If you believed the headlines in February, the feds had an epiphany about AIDS. Covering the eighth-annual Conference on Retroviruses and Opportunistic Infections in Chicago (see "Conference Call“), journalists from coast to coast reported a ”philosophical shift“ that had AIDS researchers ”reversing course“ and ”admitting that current drugs cannot ever cure HIV." But while virologists fine-tuned their defensive sound bites, in-the-trenches physicians asked what took so long.
The big news? A Department of Health and Human Services (HHS) panel issued a call to delay starting combination anti-HIV therapy. With the promise of eradication all but dead, the potential perils of early intervention now clearly outweigh the lack of proven drug benefits. For one thing, the longer someone remains on combo therapy, the greater the likelihood of side effects, ranging from lipodystrophy to diabetes. For another, early treatment means more time for drug-resistant viral strains to evolve, thereby diminishing drug efficacy. “The change was to get medical practice consistent with scientific data,” explains Project Inform’s Martin Delaney, who serves on the panel. But New York City’s Howard Grossman, MD, who has long advocated a conservative approach, says, “We’ve known this for years.”

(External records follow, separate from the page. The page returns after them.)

diff --git a/miniworld_amd/csrc/mw_engine_frame.hip b/miniworld_amd/csrc/mw_engine_frame.hip
--- a/miniworld_amd/csrc/mw_engine_frame.hip
+++ b/miniworld_amd/csrc/mw_engine_frame.hip
@@ -243,8 +243,10 @@
     const MwArgs &a = f.a; const int N = e->cfg.num_envs;
     uint32_t *plan = e->d_plan[e->plan_cur], *next = e->d_plan[e->plan_cur ^ 1];
     e->plan_cur ^= 1;
+    e->plan_made = true;
     hipLaunchKernelGGL(mw_frame_plan_kernel, dim3((N + MW_PLAN_ENVS - 1) / MW_PLAN_ENVS), dim3(64), 0, st, N, f.pol.reuse ? 1 : 0, (const uint8_t *)a.frame_clean,
-                       (const uint64_t *)a.fc_key, f.pol.cache ? (const uint64_t *)e->fc.meta.get() : nullptr, f.pol.cache ? e->fc.slots : 0, a.fc_source, plan, next);
+                       (const uint64_t *)a.fc_key, f.pol.cache ? (const uint64_t *)e->fc.meta.get() : nullptr, f.pol.cache ? e->fc.slots : 0,
+                       frame_plan_ordered(N) ? (const int32_t *)a.nvis : nullptr, a.fc_source, plan, next);
     return plan;
 }
 
diff --git a/miniworld_amd/csrc/mw_engine_kernels.hip b/miniworld_amd/csrc/mw_engine_kernels.hip
--- a/miniworld_amd/csrc/mw_engine_kernels.hip
+++ b/miniworld_amd/csrc/mw_engine_kernels.hip
@@ -56,15 +56,23 @@
 }
 
 extern "C" __global__ __launch_bounds__(64) void mw_frame_plan_kernel(int N, int reuse, const uint8_t *__restrict__ frame_clean, const uint64_t *__restrict__ key,
-                                                                     const uint64_t *__restrict__ meta, int slots, uint8_t *__restrict__ frame_source,
-                                                                     uint32_t *__restrict__ plan, uint32_t *__restrict__ next)
+                                                                     const uint64_t *__restrict__ meta, int slots, const int32_t *__restrict__ nvis,
+                                                                     uint8_t *__restrict__ frame_source, uint32_t *__restrict__ plan, uint32_t *__restrict__ next)
 {
     const int lane = (int)threadIdx.x, env = (int)blockIdx.x * MW_PLAN_ENVS + lane;
-    if (blockIdx.x == 0 && lane < 2) next[lane] = 0u;
+    const bool ordered = nvis != nullptr;
+    if (blockIdx.x == 0) {
+        if (lane < 2) next[lane] = 0u;
+        else if (lane < 4) next[MW_PLAN_CLS_LO + lane - 2] = 0u;
+        else if (lane < 6) next[MW_PLAN_CLS_HI + lane - 4] = 0u;
+        else if (lane == 6) plan[2] = ordered ? (uint32_t)MW_PLAN_CLASSES : 0u;
+    }
     const bool on = env < N;
     uint32_t v = MW_SRC_CLEAN;
+    uint32_t cls = 0u;
     if (on) {
         const bool clean = frame_clean[env] != 0;
+        const int32_t len = ordered ? nvis[env] : 0;
         uint32_t match = 0u, header = 0u;
         if (meta) {
             const uint64_t *row = static_cast<const uint64_t *>(__builtin_assume_aligned(meta + (size_t)env * MW_FC_META_WORDS(slots), 16));
@@ -78,16 +86,33 @@
         }
         v = mw_frame_verdict(clean, reuse != 0, match, header, meta ? slots : 0);
         frame_source[env] = (uint8_t)v;
+        cls = mw_plan_cost_class(len);
     }
     const uint32_t src = v & 0xFFu;
     const bool draw = on && src == MW_SRC_DRAWN, copy = on && src >= (uint32_t)MW_SRC_SLOT(0);
     const uint64_t md = __builtin_amdgcn_ballot_w64(draw), mc = __builtin_amdgcn_ballot_w64(copy), below = (1ull << lane) - 1ull;
-    unsigned long long base = 0ull;
-    if (lane == 0 && (md | mc))
-        base = atomicAdd(reinterpret_cast<unsigned long long *>(plan), (unsigned long long)__popcll(md) | (unsigned long long)__popcll(mc) << 32);
-    const uint32_t bd = (uint32_t)__builtin_amdgcn_readfirstlane((int)(uint32_t)base), bc = (uint32_t)__builtin_amdgcn_readfirstlane((int)(uint32_t)(base >> 32));
+    unsigned long long add = (unsigned long long)__popcll(md) | (unsigned long long)__popcll(mc) << 32, add_lo = 0ull, add_hi = 0ull;
+    uint64_t mine = md;
+    if (ordered) {
+#pragma unroll
+        for (uint32_t c = 0; c < MW_PLAN_CLASSES; ++c) {
+            const uint64_t m = __builtin_amdgcn_ballot_w64(draw && cls == c);
+            (c < 4u ? add_lo : add_hi) |= (unsigned long long)__popcll(m) << (16u * (c & 3u));
+            mine = cls == c ? m : mine;
+        }
+    }
+    unsigned long long old = 0ull;
+    if (lane < 3) {
+        const unsigned long long a = lane == 0 ? add : lane == 1 ? add_lo : add_hi;
+        uint32_t *at = plan + (lane == 0 ? 0 : lane == 1 ? MW_PLAN_CLS_LO : MW_PLAN_CLS_HI);
+        if (a) old = atomicAdd(reinterpret_cast<unsigned long long *>(at), a);
+    }
+    const uint32_t old_lo = (uint32_t)old, old_hi = (uint32_t)(old >> 32);
+    const uint32_t bd = (uint32_t)__builtin_amdgcn_readlane((int)old_lo, 0), bc = (uint32_t)__builtin_amdgcn_readlane((int)old_hi, 0);
+    const uint64_t base_lo = (uint64_t)(uint32_t)__builtin_amdgcn_readlane((int)old_lo, 1) | (uint64_t)(uint32_t)__builtin_amdgcn_readlane((int)old_hi, 1) << 32;
+    const uint64_t base_hi = (uint64_t)(uint32_t)__builtin_amdgcn_readlane((int)old_lo, 2) | (uint64_t)(uint32_t)__builtin_amdgcn_readlane((int)old_hi, 2) << 32;
     const uint32_t entry = (uint32_t)env | (v >> 8) << MW_PLAN_ENV_BITS;
-    const uint32_t id = bd + (uint32_t)__popcll(md & below), ic = bc + (uint32_t)__popcll(mc & below);
-    if (draw && id < (uint32_t)N) plan[MW_PLAN_HEAD + id] = entry;
-    if (copy && ic < (uint32_t)N) plan[MW_PLAN_HEAD + (size_t)N + ic] = entry;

In practical terms, the revised recommendations advise physicians to hold off on HAART until a patient’s CD4 count falls below 350, instead of the 1996 standard, 500. The panel also urges to delay treatment until viral load levels rise above 55,000 (instead of 20,000), measured by the more commonly used RT-PCR test, or 30,000 copies per ml (instead of 10,000) on the bDNA test.

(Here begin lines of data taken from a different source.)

@@ -55,6 +66,15 @@
   return end - a.cursor;
 }
 
+struct Admission { int from, n; };
+inline Admission head_pool_admission(const int* first, int n_units, int H, int C, const AdmitState& a) {
+  const int hb = H > 0 ? 1 : 0;
+  if (a.job < hb) return {0, a.first_fill ? H : 0};
+  AdmitState b = a;
+  b.cursor = a.cursor - H; b.job = a.job - hb; b.n_jobs = a.n_jobs - hb;
+  return {a.cursor, plan_admission(first, n_units - H, C, b)};
+}
+
 constexpr long long ADMIT_ROWS = 16384;
 inline int chunk_width(const int32_t* len, int first, int end) {
   int w = 2;
diff --git a/translation-transformer_amd/csrc/ttx_api.hip b/translation-transformer_amd/csrc/ttx_api.hip
--- a/translation-transformer_amd/csrc/ttx_api.hip
+++ b/translation-transformer_amd/csrc/ttx_api.hip
@@ -2112,16 +2112,22 @@
                          int Ls_cap, int capacity, const ttx_gen_params* p, int64_t* d_out, int16_t* d_traj, int32_t* d_fin_step,
                          ttx_gen_stats* stats, void* stream, const SampleSetup* smp) {
   const int per = smp ? smp->n : 1;
-  const PoolShape shape = pool_shape(n_sessions, R_total, R_total * per, capacity, 32, per);
-  const int n_jobs = shape.n_jobs, C = shape.C;
+  const char* head_env = getenv("TTX_HEAD_POOL");
+  const HeadPoolPlan head = head_pool_plan(n_sessions, R_total, R_total * per, capacity, per, head_env ? std::max(0, atoi(head_env)) : -1);
+  const int H = head.head_units, hb = H > 0 ? 1 : 0, R_bulk = R_total - H;
+  const PoolShape shape = pool_shape(n_sessions - hb, R_bulk, R_bulk * per, capacity, 32, per);
+  const int n_jobs = hb + shape.n_jobs, n_bulk = shape.n_jobs;
   std::vector<int> first(R_total + 1);
   for (int r = 0; r <= R_total; ++r) first[r] = r * per;
   std::vector<PoolJob> jobs(n_jobs);
   std::vector<int> chunk_ends;
   std::fill(std::begin(sessions[0]->pool_counters), std::end(sessions[0]->pool_counters), 0LL);
+  const int layout[4] = {n_jobs, H, head.head_capacity, shape.C};
+  std::copy(layout, layout + 4, sessions[0]->pool_layout);
   const bool serial = sessions[0]->profile;
-  int cursor = 0;
+  int cursor = H;
   const auto start = [&](int i) -> int {
+    const int C = i < hb ? head.head_capacity : shape.C;
     TTX_TRY(pool_start(jobs[i], sessions[i], sessions[i]->own_stream, C, Ls_cap, p, d_out, d_traj, d_fin_step, smp));
     if (i == 0) sessions[0]->pool_counters[6] = jobs[0].draft_select ? 1 : 0;
     return TTX_OK;
@@ -2138,20 +2144,22 @@
       }
       if (j.launched > 0 && hi->steps_done < j.launched) return TURN_WAITING;
       int n_act = (j.launched == 0) ? 0 : hi->n_active;
-      if (serial && j.quota_end < 0) j.quota_end = serial_quota(first.data(), R_total, cursor, i, n_jobs);
+      const int C = j.C;
+      if (serial && i >= hb && j.quota_end < 0) j.quota_end = serial_quota(first.data(), R_bulk, cursor - H, i - hb, n_bulk);
       int n_running = 0;
-      for (const PoolJob& o : jobs) n_running += (o.phase == 1);
-      const int take = plan_admission(first.data(), R_total, C, {cursor, C - n_act, n_act, j.launched == 0, i, n_jobs, n_running, serial, j.quota_end});
+      for (int o = hb; o < n_jobs; ++o) n_running += (jobs[o].phase == 1);
+      const Admission adm = head_pool_admission(first.data(), R_total, H, C, {cursor, C - n_act, n_act, j.launched == 0, i, n_jobs, n_running, serial, j.quota_end});
+      const int from = adm.from, take = adm.n;
       if (take > 0) {
-        admit_chunks(h_len + cursor, take, j.admit_rows, chunk_ends);
-        int r0 = cursor;
+        admit_chunks(h_len + from, take, j.admit_rows, chunk_ends);
+        int r0 = from;
         for (const int end : chunk_ends) {
-          const int r1 = cursor + end;
+          const int r1 = from + end;
           TTX_TRY(pool_admit(j, d_src + (size_t)r0 * Ls_all, Ls_all, r1 - r0, chunk_width(h_len, r0, r1), r0, d_out, d_traj, d_fin_step));
           r0 = r1;
         }
-        n_act += first[cursor + take] - first[cursor];
-        cursor += take;
+        n_act += first[from + take] - first[from];
+        if (i >= hb) cursor += take;
       }
       if (n_act == 0) {
         TTX_TRY(enqueue_readback(s, j.st, s->state.p, sizeof(DecState)));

“Hit early, hit hard” was the mantra until just about yesterday, coined in 1996, the same year that Time anointed David Ho, MD, its “Man of the Year” for coming “tantalizingly close to eliminating the virus” with protease inhibitors. Without a single large-scale trial to cite, that hype was effectively translated into policy by the same HHS panel. Some physicians, such as New York City’s Joseph Sonnabend, MD, blasted the guidelines as early as 1997, arguing that the panel had dropped clinical studies as the key to guiding treatment.
Ho, for his part, hasn’t shied from his evangelism in light of the new guidelines, but is redoubling his eradication efforts. “While the winds of therapy are now blowing in the direction of treating later,” Ho said at the February conference, “it is doubly important to continue studies to assess the impact of appreciably more potent regimens.” Ho showed data from a 14-day study of 22 HIVers taking a five-drug combo of lopinavir/ritonavir, tenofovir, 3TC and efavirenz, noting that their viral load declined nearly twice as fast as the control group, who took four drugs. But there was no data about the long-term side effects.
When clinical trials testing the efficacy of early treatment were conducted, the findings were, at best, inconclusive, if not downright critical of the former guidelines. The trial results also contradicted the media’s prevailing man-conquers-disease narrative and were therefore largely ignored by mainstream journalists. “AIDS reporters were skeptical all along,” says Jon Cohen, a veteran Science correspondent, “but you could always rely on the mainstream press to oversimplify.”
The new guidelines align the U.S. closer with the more conservative recommendations of countries like Great Britain, whose British HIV Association has recommended delayed treatment (CD4s below 350) for two years. As for the new improved media mantra, it’s “hit hard, hit wisely.”